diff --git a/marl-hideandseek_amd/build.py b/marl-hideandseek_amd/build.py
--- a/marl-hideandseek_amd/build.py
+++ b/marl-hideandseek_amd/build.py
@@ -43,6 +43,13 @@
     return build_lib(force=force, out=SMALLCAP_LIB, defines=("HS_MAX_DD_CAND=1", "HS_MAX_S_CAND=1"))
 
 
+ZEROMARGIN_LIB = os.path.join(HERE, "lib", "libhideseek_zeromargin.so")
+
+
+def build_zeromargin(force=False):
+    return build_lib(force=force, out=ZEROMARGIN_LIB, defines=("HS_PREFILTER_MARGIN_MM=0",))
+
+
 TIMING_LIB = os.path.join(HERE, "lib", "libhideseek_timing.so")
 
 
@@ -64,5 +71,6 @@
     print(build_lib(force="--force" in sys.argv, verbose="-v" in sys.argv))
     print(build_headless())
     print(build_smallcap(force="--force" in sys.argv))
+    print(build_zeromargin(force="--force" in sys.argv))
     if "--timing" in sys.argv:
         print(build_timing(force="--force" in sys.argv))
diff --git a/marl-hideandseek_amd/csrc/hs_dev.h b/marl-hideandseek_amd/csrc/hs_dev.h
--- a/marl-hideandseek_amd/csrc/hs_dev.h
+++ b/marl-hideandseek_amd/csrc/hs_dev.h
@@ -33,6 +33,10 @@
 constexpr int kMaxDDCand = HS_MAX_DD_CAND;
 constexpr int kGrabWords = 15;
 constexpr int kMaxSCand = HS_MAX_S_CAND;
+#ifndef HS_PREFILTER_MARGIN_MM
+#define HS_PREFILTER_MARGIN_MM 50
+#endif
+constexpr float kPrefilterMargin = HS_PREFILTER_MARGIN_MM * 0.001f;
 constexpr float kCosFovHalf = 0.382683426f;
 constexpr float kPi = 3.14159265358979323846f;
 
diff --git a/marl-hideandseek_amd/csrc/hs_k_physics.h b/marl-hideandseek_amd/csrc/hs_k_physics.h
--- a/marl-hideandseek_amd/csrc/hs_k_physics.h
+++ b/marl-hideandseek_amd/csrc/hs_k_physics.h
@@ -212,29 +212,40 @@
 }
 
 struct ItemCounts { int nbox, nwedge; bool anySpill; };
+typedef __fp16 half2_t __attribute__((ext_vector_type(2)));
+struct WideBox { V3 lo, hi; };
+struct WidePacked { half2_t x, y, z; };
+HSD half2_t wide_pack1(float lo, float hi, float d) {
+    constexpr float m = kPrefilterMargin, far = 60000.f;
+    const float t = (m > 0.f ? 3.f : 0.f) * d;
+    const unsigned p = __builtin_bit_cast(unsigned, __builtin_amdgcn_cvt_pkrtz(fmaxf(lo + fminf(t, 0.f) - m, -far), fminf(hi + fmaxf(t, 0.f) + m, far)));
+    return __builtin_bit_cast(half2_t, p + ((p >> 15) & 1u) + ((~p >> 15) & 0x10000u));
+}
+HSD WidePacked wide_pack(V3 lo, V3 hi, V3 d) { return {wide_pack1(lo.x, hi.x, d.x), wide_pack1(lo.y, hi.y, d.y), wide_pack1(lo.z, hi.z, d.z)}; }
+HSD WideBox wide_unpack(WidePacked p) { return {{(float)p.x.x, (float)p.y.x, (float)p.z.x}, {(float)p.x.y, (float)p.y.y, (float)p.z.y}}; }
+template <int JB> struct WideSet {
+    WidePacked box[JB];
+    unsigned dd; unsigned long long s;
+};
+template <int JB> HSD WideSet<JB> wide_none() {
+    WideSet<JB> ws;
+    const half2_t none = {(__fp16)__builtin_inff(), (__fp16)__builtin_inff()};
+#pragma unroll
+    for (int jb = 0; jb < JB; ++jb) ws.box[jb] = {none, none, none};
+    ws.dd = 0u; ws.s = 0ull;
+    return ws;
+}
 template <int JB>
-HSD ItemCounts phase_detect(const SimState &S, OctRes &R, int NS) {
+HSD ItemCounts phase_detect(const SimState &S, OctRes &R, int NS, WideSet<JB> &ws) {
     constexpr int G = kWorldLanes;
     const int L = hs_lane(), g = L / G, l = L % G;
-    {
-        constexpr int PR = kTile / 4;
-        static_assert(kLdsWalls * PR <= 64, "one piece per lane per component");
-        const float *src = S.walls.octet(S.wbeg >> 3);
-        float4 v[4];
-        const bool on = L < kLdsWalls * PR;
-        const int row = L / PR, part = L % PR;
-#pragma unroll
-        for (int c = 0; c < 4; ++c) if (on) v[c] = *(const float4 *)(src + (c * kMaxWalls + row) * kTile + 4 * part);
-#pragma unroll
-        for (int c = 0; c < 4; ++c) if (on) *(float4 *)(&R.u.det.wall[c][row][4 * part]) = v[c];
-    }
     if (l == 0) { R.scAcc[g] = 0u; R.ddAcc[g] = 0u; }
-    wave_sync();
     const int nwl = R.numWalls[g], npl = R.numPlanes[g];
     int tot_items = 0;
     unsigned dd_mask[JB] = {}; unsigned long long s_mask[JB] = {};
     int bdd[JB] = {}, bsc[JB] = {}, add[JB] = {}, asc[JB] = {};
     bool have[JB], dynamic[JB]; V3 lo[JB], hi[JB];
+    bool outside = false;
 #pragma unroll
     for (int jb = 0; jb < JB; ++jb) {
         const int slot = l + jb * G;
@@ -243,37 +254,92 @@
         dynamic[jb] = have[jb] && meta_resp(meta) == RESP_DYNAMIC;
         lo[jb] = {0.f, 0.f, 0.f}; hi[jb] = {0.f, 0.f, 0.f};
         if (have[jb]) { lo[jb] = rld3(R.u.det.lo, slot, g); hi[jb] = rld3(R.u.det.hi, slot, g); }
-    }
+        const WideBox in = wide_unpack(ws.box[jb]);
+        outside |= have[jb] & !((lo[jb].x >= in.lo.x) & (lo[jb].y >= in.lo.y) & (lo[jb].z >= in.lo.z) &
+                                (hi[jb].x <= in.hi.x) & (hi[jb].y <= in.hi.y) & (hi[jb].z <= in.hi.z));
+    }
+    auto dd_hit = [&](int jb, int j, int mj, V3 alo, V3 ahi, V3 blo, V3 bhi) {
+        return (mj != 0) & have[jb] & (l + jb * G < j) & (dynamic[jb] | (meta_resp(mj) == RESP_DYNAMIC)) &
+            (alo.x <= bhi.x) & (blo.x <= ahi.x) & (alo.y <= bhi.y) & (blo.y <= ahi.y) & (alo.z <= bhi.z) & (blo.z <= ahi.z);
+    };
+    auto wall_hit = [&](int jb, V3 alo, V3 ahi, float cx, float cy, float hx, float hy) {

• _WORK ORDER_
Would you please reproduce all of the lines above exactly?

• _SOLUTION_
diff --git a/marl-hideandseek_amd/build.py b/marl-hideandseek_amd/build.py
--- a/marl-hideandseek_amd/build.py
+++ b/marl-hideandseek_amd/build.py
@@ -43,6 +43,13 @@
     return build_lib(force=force, out=SMALLCAP_LIB, defines=("HS_MAX_DD_CAND=1", "HS_MAX_S_CAND=1"))
 
 
+ZEROMARGIN_LIB = os.path.join(HERE, "lib", "libhideseek_zeromargin.so")
+
+
+def build_zeromargin(force=False):
+    return build_lib(force=force, out=ZEROMARGIN_LIB, defines=("HS_PREFILTER_MARGIN_MM=0",))
+
+
 TIMING_LIB = os.path.join(HERE, "lib", "libhideseek_timing.so")
 
 
@@ -64,5 +71,6 @@
     print(build_lib(force="--force" in sys.argv, verbose="-v" in sys.argv))
     print(build_headless())
     print(build_smallcap(force="--force" in sys.argv))
+    print(build_zeromargin(force="--force" in sys.argv))
     if "--timing" in sys.argv:
         print(build_timing(force="--force" in sys.argv))
diff --git a/marl-hideandseek_amd/csrc/hs_dev.h b/marl-hideandseek_amd/csrc/hs_dev.h
--- a/marl-hideandseek_amd/csrc/hs_dev.h
+++ b/marl-hideandseek_amd/csrc/hs_dev.h
@@ -33,6 +33,10 @@
 constexpr int kMaxDDCand = HS_MAX_DD_CAND;
 constexpr int kGrabWords = 15;
 constexpr int kMaxSCand = HS_MAX_S_CAND;
+#ifndef HS_PREFILTER_MARGIN_MM
+#define HS_PREFILTER_MARGIN_MM 50
+#endif
+constexpr float kPrefilterMargin = HS_PREFILTER_MARGIN_MM * 0.001f;
 constexpr float kCosFovHalf = 0.382683426f;
 constexpr float kPi = 3.14159265358979323846f;
 
diff --git a/marl-hideandseek_amd/csrc/hs_k_physics.h b/marl-hideandseek_amd/csrc/hs_k_physics.h
--- a/marl-hideandseek_amd/csrc/hs_k_physics.h
+++ b/marl-hideandseek_amd/csrc/hs_k_physics.h
@@ -212,29 +212,40 @@
 }
 
 struct ItemCounts { int nbox, nwedge; bool anySpill; };
+typedef __fp16 half2_t __attribute__((ext_vector_type(2)));
+struct WideBox { V3 lo, hi; };
+struct WidePacked { half2_t x, y, z; };
+HSD half2_t wide_pack1(float lo, float hi, float d) {
+    constexpr float m = kPrefilterMargin, far = 60000.f;
+    const float t = (m > 0.f ? 3.f : 0.f) * d;
+    const unsigned p = __builtin_bit_cast(unsigned, __builtin_amdgcn_cvt_pkrtz(fmaxf(lo + fminf(t, 0.f) - m, -far), fminf(hi + fmaxf(t, 0.f) + m, far)));
+    return __builtin_bit_cast(half2_t, p + ((p >> 15) & 1u) + ((~p >> 15) & 0x10000u));
+}
+HSD WidePacked wide_pack(V3 lo, V3 hi, V3 d) { return {wide_pack1(lo.x, hi.x, d.x), wide_pack1(lo.y, hi.y, d.y), wide_pack1(lo.z, hi.z, d.z)}; }
+HSD WideBox wide_unpack(WidePacked p) { return {{(float)p.x.x, (float)p.y.x, (float)p.z.x}, {(float)p.x.y, (float)p.y.y, (float)p.z.y}}; }
+template <int JB> struct WideSet {
+    WidePacked box[JB];
+    unsigned dd; unsigned long long s;
+};
+template <int JB> HSD WideSet<JB> wide_none() {
+    WideSet<JB> ws;
+    const half2_t none = {(__fp16)__builtin_inff(), (__fp16)__builtin_inff()};
+#pragma unroll
+    for (int jb = 0; jb < JB; ++jb) ws.box[jb] = {none, none, none};
+    ws.dd = 0u; ws.s = 0ull;
+    return ws;
+}
 template <int JB>
-HSD ItemCounts phase_detect(const SimState &S, OctRes &R, int NS) {
+HSD ItemCounts phase_detect(const SimState &S, OctRes &R, int NS, WideSet<JB> &ws) {
     constexpr int G = kWorldLanes;
     const int L = hs_lane(), g = L / G, l = L % G;
-    {
-        constexpr int PR = kTile / 4;
-        static_assert(kLdsWalls * PR <= 64, "one piece per lane per component");
-        const float *src = S.walls.octet(S.wbeg >> 3);
-        float4 v[4];
-        const bool on = L < kLdsWalls * PR;
-        const int row = L / PR, part = L % PR;
-#pragma unroll
-        for (int c = 0; c < 4; ++c) if (on) v[c] = *(const float4 *)(src + (c * kMaxWalls + row) * kTile + 4 * part);
-#pragma unroll
-        for (int c = 0; c < 4; ++c) if (on) *(float4 *)(&R.u.det.wall[c][row][4 * part]) = v[c];
-    }
     if (l == 0) { R.scAcc[g] = 0u; R.ddAcc[g] = 0u; }
-    wave_sync();
     const int nwl = R.numWalls[g], npl = R.numPlanes[g];
     int tot_items = 0;
     unsigned dd_mask[JB] = {}; unsigned long long s_mask[JB] = {};
     int bdd[JB] = {}, bsc[JB] = {}, add[JB] = {}, asc[JB] = {};
     bool have[JB], dynamic[JB]; V3 lo[JB], hi[JB];
+    bool outside = false;
 #pragma unroll
     for (int jb = 0; jb < JB; ++jb) {
         const int slot = l + jb * G;
@@ -243,37 +254,92 @@
         dynamic[jb] = have[jb] && meta_resp(meta) == RESP_DYNAMIC;
         lo[jb] = {0.f, 0.f, 0.f}; hi[jb] = {0.f, 0.f, 0.f};
         if (have[jb]) { lo[jb] = rld3(R.u.det.lo, slot, g); hi[jb] = rld3(R.u.det.hi, slot, g); }
-    }
+        const WideBox in = wide_unpack(ws.box[jb]);
+        outside |= have[jb] & !((lo[jb].x >= in.lo.x) & (lo[jb].y >= in.lo.y) & (lo[jb].z >= in.lo.z) &
+                                (hi[jb].x <= in.hi.x) & (hi[jb].y <= in.hi.y) & (hi[jb].z <= in.hi.z));
+    }
+    auto dd_hit = [&](int jb, int j, int mj, V3 alo, V3 ahi, V3 blo, V3 bhi) {
+        return (mj != 0) & have[jb] & (l + jb * G < j) & (dynamic[jb] | (meta_resp(mj) == RESP_DYNAMIC)) &
+            (alo.x <= bhi.x) & (blo.x <= ahi.x) & (alo.y <= bhi.y) & (blo.y <= ahi.y) & (alo.z <= bhi.z) & (blo.z <= ahi.z);
+    };
+    auto wall_hit = [&](int jb, V3 alo, V3 ahi, float cx, float cy, float hx, float hy) {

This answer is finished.